HOW TO COMPLETE THIS TASK:
Using the word "npts" as the filter, copy each matching line from the records.

DATA FOR THIS EXERCISE:
-*-*-

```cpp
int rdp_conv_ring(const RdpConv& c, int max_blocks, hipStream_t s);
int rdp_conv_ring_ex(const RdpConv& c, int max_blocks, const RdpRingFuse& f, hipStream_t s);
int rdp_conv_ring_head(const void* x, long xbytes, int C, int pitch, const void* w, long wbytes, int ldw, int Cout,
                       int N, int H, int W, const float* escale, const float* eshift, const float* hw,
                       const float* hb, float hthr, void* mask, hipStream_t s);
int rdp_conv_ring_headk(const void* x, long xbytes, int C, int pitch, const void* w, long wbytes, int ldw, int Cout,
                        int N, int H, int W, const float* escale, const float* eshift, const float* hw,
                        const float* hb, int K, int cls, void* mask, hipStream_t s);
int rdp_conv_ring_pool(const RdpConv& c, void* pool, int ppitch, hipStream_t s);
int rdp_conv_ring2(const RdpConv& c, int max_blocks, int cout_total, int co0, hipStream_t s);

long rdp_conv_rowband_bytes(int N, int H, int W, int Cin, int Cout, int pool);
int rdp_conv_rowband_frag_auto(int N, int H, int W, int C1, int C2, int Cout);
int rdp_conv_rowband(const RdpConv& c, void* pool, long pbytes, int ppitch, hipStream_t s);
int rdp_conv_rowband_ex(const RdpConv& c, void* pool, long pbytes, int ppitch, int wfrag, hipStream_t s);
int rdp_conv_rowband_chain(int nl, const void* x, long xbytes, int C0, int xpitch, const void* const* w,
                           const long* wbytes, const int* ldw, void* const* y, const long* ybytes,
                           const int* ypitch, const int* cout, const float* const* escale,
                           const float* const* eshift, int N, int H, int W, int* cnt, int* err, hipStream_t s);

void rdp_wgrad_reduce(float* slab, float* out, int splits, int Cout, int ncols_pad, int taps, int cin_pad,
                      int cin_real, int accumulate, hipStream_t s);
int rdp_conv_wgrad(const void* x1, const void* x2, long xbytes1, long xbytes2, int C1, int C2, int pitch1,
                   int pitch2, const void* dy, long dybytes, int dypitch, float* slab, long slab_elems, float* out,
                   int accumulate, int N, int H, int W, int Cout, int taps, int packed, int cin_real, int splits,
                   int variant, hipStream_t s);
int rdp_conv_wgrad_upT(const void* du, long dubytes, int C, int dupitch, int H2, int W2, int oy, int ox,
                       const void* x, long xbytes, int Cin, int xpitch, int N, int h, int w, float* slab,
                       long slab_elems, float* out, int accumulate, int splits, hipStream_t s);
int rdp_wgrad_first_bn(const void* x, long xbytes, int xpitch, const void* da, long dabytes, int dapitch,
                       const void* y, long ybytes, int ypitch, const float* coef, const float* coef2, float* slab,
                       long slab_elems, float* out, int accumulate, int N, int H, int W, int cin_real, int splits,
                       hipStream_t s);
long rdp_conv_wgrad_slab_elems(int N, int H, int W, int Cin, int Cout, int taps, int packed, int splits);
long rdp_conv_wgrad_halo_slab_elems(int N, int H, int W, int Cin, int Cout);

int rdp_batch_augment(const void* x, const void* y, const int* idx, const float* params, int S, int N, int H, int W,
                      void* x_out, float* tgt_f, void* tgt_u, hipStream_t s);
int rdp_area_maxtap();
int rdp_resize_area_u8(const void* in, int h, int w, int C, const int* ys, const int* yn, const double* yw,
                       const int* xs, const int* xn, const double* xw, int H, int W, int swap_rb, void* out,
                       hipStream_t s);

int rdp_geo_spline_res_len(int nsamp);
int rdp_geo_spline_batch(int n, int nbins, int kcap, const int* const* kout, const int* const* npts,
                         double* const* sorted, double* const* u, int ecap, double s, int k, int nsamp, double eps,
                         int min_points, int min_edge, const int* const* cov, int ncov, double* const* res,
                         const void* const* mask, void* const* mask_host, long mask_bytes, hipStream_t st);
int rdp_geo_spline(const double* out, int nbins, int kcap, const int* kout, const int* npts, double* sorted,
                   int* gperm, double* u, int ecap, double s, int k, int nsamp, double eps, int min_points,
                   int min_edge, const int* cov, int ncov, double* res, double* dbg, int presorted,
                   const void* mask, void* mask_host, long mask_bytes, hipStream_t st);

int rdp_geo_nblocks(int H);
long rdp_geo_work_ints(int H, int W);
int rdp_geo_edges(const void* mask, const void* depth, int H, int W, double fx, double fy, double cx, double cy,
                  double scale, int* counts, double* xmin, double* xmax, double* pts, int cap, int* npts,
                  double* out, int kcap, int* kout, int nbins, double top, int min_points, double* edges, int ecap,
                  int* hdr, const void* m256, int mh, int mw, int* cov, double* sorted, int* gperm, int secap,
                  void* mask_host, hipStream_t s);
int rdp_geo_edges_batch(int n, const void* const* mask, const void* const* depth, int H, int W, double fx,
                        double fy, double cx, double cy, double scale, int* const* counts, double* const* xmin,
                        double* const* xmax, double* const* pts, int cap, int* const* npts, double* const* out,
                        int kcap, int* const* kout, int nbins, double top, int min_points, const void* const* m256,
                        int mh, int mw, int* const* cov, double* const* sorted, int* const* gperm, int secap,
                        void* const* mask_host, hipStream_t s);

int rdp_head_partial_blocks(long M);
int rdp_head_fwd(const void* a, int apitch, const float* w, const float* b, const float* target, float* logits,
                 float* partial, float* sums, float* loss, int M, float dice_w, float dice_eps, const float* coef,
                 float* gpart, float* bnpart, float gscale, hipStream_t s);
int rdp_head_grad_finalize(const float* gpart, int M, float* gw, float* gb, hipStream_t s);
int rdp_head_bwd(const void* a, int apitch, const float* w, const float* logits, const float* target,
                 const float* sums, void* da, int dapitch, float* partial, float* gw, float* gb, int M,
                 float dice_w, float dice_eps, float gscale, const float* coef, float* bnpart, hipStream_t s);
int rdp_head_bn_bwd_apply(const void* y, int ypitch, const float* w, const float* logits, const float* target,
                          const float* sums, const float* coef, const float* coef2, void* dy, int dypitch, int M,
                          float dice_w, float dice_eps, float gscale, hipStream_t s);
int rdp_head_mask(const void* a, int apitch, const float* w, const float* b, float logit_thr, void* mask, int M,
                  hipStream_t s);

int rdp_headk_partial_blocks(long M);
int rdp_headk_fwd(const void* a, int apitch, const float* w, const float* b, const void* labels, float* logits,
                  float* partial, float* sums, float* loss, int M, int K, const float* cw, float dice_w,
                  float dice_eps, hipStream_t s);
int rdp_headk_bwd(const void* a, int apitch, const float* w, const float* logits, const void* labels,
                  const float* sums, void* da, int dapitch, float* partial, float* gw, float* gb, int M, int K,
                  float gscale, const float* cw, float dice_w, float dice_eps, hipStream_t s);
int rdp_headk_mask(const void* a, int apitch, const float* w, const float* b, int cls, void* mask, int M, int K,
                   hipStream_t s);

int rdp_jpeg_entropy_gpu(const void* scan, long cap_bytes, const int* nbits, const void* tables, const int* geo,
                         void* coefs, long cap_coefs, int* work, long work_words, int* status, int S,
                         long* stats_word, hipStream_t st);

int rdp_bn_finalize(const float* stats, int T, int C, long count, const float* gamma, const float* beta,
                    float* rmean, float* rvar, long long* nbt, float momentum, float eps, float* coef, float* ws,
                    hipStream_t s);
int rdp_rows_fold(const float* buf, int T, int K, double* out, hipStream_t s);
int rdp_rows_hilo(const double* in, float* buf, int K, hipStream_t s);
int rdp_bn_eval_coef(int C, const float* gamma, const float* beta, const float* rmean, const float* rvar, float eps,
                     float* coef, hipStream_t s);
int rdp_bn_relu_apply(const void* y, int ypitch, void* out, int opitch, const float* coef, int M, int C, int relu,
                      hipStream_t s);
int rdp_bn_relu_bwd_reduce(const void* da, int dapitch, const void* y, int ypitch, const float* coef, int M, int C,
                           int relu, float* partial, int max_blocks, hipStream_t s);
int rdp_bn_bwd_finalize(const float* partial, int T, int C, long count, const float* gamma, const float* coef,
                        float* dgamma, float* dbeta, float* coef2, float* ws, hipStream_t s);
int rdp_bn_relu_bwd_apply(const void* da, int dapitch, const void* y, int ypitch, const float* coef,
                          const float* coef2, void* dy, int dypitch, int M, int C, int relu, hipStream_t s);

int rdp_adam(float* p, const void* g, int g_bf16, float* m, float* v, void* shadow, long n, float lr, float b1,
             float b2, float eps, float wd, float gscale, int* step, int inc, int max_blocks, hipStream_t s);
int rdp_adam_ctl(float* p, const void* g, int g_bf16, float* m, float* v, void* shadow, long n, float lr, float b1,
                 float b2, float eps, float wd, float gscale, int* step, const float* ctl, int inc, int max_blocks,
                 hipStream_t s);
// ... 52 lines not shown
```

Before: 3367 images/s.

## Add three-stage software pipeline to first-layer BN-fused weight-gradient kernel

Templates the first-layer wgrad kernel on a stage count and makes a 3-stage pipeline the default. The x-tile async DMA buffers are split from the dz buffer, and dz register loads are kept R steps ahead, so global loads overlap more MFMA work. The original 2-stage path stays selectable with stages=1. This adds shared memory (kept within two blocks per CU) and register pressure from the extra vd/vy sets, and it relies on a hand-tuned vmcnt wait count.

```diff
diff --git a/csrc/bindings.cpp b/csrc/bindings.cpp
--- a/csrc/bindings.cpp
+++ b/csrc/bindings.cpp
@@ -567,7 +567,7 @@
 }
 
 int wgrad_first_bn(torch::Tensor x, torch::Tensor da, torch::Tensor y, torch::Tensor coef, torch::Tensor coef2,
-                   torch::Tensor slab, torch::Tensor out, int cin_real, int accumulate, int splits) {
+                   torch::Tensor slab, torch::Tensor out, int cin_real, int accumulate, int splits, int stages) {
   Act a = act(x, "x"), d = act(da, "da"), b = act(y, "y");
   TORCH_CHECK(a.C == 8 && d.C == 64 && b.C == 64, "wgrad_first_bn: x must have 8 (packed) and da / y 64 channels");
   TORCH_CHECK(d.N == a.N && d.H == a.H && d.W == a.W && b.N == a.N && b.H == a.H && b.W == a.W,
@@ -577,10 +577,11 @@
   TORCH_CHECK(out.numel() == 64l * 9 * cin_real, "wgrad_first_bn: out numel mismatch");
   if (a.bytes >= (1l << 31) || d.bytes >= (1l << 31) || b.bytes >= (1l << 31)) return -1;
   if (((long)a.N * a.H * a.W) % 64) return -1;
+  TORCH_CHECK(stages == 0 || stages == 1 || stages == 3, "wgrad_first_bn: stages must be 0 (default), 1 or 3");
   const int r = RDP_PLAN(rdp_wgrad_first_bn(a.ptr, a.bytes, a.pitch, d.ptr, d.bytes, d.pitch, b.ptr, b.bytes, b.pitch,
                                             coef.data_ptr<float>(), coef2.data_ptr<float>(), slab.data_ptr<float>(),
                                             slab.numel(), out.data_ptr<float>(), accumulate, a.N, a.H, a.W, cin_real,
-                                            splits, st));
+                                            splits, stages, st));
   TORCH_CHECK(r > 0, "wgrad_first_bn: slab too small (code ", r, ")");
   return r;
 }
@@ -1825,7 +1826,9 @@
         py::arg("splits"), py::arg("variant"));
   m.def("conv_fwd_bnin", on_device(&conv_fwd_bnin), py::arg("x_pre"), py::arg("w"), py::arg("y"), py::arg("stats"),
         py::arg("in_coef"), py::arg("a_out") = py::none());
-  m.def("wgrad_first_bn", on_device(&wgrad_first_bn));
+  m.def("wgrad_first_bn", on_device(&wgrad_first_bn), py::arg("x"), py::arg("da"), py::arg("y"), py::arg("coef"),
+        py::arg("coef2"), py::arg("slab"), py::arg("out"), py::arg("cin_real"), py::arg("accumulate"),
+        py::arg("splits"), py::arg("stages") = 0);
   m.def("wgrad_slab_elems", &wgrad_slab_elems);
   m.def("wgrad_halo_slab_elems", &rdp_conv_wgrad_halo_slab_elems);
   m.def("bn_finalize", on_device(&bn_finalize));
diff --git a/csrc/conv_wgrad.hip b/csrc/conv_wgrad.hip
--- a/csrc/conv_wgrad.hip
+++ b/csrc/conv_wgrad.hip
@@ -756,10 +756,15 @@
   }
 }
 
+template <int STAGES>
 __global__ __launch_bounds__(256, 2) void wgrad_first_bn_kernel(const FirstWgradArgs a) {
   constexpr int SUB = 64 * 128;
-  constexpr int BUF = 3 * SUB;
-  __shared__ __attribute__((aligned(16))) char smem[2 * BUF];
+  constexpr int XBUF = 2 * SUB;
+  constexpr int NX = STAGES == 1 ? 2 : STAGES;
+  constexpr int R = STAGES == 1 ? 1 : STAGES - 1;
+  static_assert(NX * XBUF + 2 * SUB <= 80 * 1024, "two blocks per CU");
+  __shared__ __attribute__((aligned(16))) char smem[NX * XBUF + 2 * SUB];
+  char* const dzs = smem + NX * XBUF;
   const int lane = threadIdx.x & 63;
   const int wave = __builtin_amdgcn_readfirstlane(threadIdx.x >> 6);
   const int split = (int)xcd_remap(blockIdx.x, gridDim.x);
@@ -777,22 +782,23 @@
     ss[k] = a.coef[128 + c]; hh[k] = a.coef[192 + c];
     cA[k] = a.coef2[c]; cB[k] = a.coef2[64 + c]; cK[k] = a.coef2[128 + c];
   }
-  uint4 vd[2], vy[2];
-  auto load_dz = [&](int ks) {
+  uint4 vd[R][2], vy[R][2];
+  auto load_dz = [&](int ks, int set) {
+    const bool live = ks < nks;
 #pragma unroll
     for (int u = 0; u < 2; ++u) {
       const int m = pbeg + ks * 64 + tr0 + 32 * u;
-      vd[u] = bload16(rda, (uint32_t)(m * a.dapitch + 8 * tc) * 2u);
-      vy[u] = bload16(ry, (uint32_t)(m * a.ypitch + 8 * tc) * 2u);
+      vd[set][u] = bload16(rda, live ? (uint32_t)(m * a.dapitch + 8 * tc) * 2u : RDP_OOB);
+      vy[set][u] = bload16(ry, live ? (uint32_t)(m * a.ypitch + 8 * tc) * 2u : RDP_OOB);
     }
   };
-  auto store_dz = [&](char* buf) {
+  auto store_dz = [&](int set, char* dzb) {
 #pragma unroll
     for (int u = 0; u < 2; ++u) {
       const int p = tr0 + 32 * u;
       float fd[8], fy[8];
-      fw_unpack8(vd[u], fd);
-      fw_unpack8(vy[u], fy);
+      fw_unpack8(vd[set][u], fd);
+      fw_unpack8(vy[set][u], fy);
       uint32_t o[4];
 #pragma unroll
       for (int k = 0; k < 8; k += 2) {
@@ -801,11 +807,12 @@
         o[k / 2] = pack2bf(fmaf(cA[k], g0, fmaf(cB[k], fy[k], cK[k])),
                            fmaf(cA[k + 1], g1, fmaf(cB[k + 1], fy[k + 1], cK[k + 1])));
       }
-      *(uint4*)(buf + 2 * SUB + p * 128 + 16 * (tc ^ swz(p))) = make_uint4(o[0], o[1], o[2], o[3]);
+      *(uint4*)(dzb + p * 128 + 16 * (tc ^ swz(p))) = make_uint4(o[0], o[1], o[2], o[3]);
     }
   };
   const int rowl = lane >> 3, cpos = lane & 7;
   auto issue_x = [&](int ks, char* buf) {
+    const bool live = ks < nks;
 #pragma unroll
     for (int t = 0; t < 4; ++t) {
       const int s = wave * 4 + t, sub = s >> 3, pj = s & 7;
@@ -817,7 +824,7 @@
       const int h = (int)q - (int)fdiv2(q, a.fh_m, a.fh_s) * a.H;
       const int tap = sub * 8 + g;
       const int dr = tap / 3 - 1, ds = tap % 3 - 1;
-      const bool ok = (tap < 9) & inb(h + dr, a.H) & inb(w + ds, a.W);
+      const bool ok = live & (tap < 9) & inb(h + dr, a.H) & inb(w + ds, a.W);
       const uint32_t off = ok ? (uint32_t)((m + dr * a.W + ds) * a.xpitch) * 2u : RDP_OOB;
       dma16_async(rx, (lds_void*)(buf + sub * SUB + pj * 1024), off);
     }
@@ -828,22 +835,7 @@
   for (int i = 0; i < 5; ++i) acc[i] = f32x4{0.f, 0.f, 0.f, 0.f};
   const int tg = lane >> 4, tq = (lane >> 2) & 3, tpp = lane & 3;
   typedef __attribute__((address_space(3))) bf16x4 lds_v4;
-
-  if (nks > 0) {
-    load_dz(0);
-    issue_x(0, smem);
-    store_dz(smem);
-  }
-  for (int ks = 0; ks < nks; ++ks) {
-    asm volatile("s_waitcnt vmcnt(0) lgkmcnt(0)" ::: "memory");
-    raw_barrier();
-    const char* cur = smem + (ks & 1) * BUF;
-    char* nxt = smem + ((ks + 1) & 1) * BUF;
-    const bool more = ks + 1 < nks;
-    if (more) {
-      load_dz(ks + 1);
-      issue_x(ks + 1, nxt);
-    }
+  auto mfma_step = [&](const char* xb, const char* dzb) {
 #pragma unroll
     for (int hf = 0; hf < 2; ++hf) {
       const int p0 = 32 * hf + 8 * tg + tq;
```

-*-*-

TASK OUTPUT:
int rdp_geo_spline_batch(int n, int nbins, int kcap, const int* const* kout, const int* const* npts,
int rdp_geo_spline(const double* out, int nbins, int kcap, const int* kout, const int* npts, double* sorted,
                  double scale, int* counts, double* xmin, double* xmax, double* pts, int cap, int* npts,
                        double* const* xmax, double* const* pts, int cap, int* const* npts, double* const* out,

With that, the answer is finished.